Adenocarcinoma is the most commonly diagnosed histologic type of umbilical skin metastases making up to 75% of cases, while squamous cell carcinoma or undifferentiated carcinoma are rare histologic types [4]. A case series involving 34 patients in a university hospital in Tanzania reported the stomach (41.1%) as the most common primary location and that adenocarcinoma (88.2%) was the most predominant histological type reported [5]. Another study involving eight patients reported two patients each for gastric adenocarcinoma and ovarian adenocarcinoma while pancreatic carcinoma, colonic adenocarcinoma, gallbladder adenocarcinoma, and cholangiocarcinoma had one patient each [6].

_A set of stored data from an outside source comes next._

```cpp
GPK_API int gpk_predict_cov_inv(gpk_handle h, int dtype, const void* X, int64_t N, int D, const double* ls, double sf2,
                                const void* W, int64_t Np, int64_t ldw, const void* Xq, int64_t M, double noise, void* work,
                                double* cov, int64_t ldc);
GPK_API int gpk_predict_cov(gpk_handle h, int dtype, const void* X, int64_t N, int D, const double* ls, double sf2,
                            const void* L, int64_t Np, int64_t ldl, const void* winv, const void* Xq, int64_t M, double noise,
                            void* work, double* cov, int64_t ldc);
GPK_API int gpk_predict_host_cov(gpk_handle h, const double* X, const double* alpha, int64_t N, int D, int P,
                                 const double* ls, double sf2, const double* y_mean, const double* y_std, const double* W,
                                 int64_t Np, int64_t ldw, double noise, const double* Xq_host, int64_t M, double* mean_host,
                                 double* cov_host);
GPK_API int gpk_predict_host_multi_cov(gpk_handle h, int B, const double* const* X, const double* const* alpha, int64_t N,
                                       int D, const double* ls, const double* sf2, const double* y_mean, const double* y_std,
                                       const double* const* W, int64_t Np, int64_t ldw, const double* noise,
                                       const double* Xq_host, int64_t M, double* mean_host, double* cov_host);
GPK_API int gpk_predict_batched_cov(gpk_handle h, const double* Xq, int64_t M, double* mean, double* cov);

GPK_API int gpk_predict_mean_grad(gpk_handle h, const double* X, const double* alpha, int64_t N, int D, int P, const double* ls,
                                  double sf2, const double* y_std, const double* Xq, int64_t M, double* dmean);
GPK_API int gpk_predict_var_grad_inv(gpk_handle h, const double* X, int64_t N, int D, const double* ls, double sf2,
                                     const double* W, int64_t Np, int64_t ldw, const double* Xq, int64_t M, double kss,
                                     double floor, double* work, double* var, double* dvar);
GPK_API int gpk_predict_host_grad(gpk_handle h, const double* X, const double* alpha, int64_t N, int D, int P, const double* ls,
                                  double sf2, const double* y_mean, const double* y_std, const double* W, int64_t Np,
                                  int64_t ldw, double kss, double floor, const double* Xq_host, int64_t M, double* mean_host,
                                  double* var_host, double* dmean_host, double* dvar_host);
GPK_API int gpk_predict_model_grad(gpk_handle h, const double* Xq, int64_t M, double* mean, double* var, double* dmean,
                                   double* dvar, int var_includes_noise);
GPK_API int gpk_predict_host_multi_grad(gpk_handle h, int B, const double* const* X, const double* const* alpha, int64_t N,
                                        int D, const double* ls, const double* sf2, const double* y_mean, const double* y_std,
                                        const double* const* W, int64_t Np, int64_t ldw, const double* kss, double floor,
                                        const double* Xq_host, int64_t M, double* mean_host, double* var_host,
                                        double* dmean_host, double* dvar_host);
GPK_API int gpk_predict_mean_grad_multi(gpk_handle h, const double* X, const double* alpha, int64_t N, int D, int B,
                                        const double* ls, const double* sf2, const double* y_std, const double* Xq, int64_t M,
// ... 264 lines not shown
```

### unmanned_aerial_vehicles_amd/_build.py

```python
import os
import shutil
import subprocess

PKG_DIR = os.path.dirname(os.path.abspath(__file__))
CSRC = os.path.join(PKG_DIR, "csrc")
LIB_PATH = os.path.join(PKG_DIR, "libgpk.so")
SOURCES = ["gpk_api.hip", "gpk_gram.hip", "gpk_gemm.hip", "gpk_chol.hip", "gpk_ptile.hip", "gpk_grad.hip", "gpk_mean.hip", "gpk_k5split.hip", "gpk_small.hip",
           "gpk_cov.hip", "gpk_jac.hip", "gpk_hess.hip", "gpk_serve.hip", "gpk_model.hip", "gpk_bmodel.hip", "gpk_sparse.hip", "gpk_select.hip", "gpk_paths.hip",
           "gpk_propagate.hip", "gpk_moments.hip"]
FLAGS = ["--offload-arch=gfx950", "-O3", "-std=c++17", "-fPIC", "-fvisibility=hidden", "-Wall", "-Wno-unused-function"]


def _stale():
    if not os.path.exists(LIB_PATH):
        return True
    t = os.path.getmtime(LIB_PATH)
    deps = [os.path.join(CSRC, f) for f in os.listdir(CSRC)] + [
        os.path.join(os.path.dirname(PKG_DIR), "include", "gpk.h")]
    return any(os.path.getmtime(d) > t for d in deps)


def build(force=False, verbose=False, extra_flags=(), variant=None):
    if variant is None and not force and not _stale():
        return LIB_PATH
    hipcc = shutil.which("hipcc") or "/opt/rocm/bin/hipcc"
    if not os.path.exists(hipcc):
        raise RuntimeError("hipcc not found: cannot build libgpk.so")
    objdir = os.path.join(PKG_DIR, "build") if variant is None else os.path.join(PKG_DIR, "build", "var_" + variant)
    lib_path = LIB_PATH if variant is None else os.path.join(PKG_DIR, "build", f"libgpk_{variant}.so")
    os.makedirs(objdir, exist_ok=True)
    objs = []
    procs = []
    for src in SOURCES:
        obj = os.path.join(objdir, src.replace(".hip", ".o"))
        cmd = [hipcc, *FLAGS, *extra_flags, "-c", os.path.join(CSRC, src), "-o", obj]
        procs.append((src, subprocess.Popen(cmd, stdout=subprocess.PIPE, stderr=subprocess.STDOUT, text=True)))
        objs.append(obj)
    for src, p in procs:
        out, _ = p.communicate()
        if verbose and out:
            print(out)
        if p.returncode != 0:
            raise RuntimeError(f"hipcc failed on {src}:\n{out}")
    tmp = lib_path + ".tmp"
    cmd = [hipcc, "--offload-arch=gfx950", "-shared", "-fPIC", "-o", tmp, *objs]
    r = subprocess.run(cmd, stdout=subprocess.PIPE, stderr=subprocess.STDOUT, text=True)
    if r.returncode != 0:
        raise RuntimeError(f"link failed:\n{r.stdout}")
    os.replace(tmp, lib_path)
    return lib_path
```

The aetiology of SMJN remains unclear. However, the umbilicus has been proposed as a major site of tumor metastases due to the rich vascularization, connections to embryological remnants, and nearness to the peritoneum [4]. The suggested hypothesis proposed to explain the underlying pathophysiology of this lesion includes the direct tumor extension to the umbilicus, lymphatic, or haematogenous spread [7].

The umbilical region is richly vascularized, receiving supply from the inferior epigastric artery, the iliac circumflex artery, and the superior epigastric artery. Venous drainage is majorly through the internal mammary veins to the axillary vein, and also from the inferior epigastric vein to the femoral veins. The lymphatic network involving the para-aortic, internal mammary and external iliac nodes and the superficial networks of axillary and inguinal nodes also follow the venous system [4].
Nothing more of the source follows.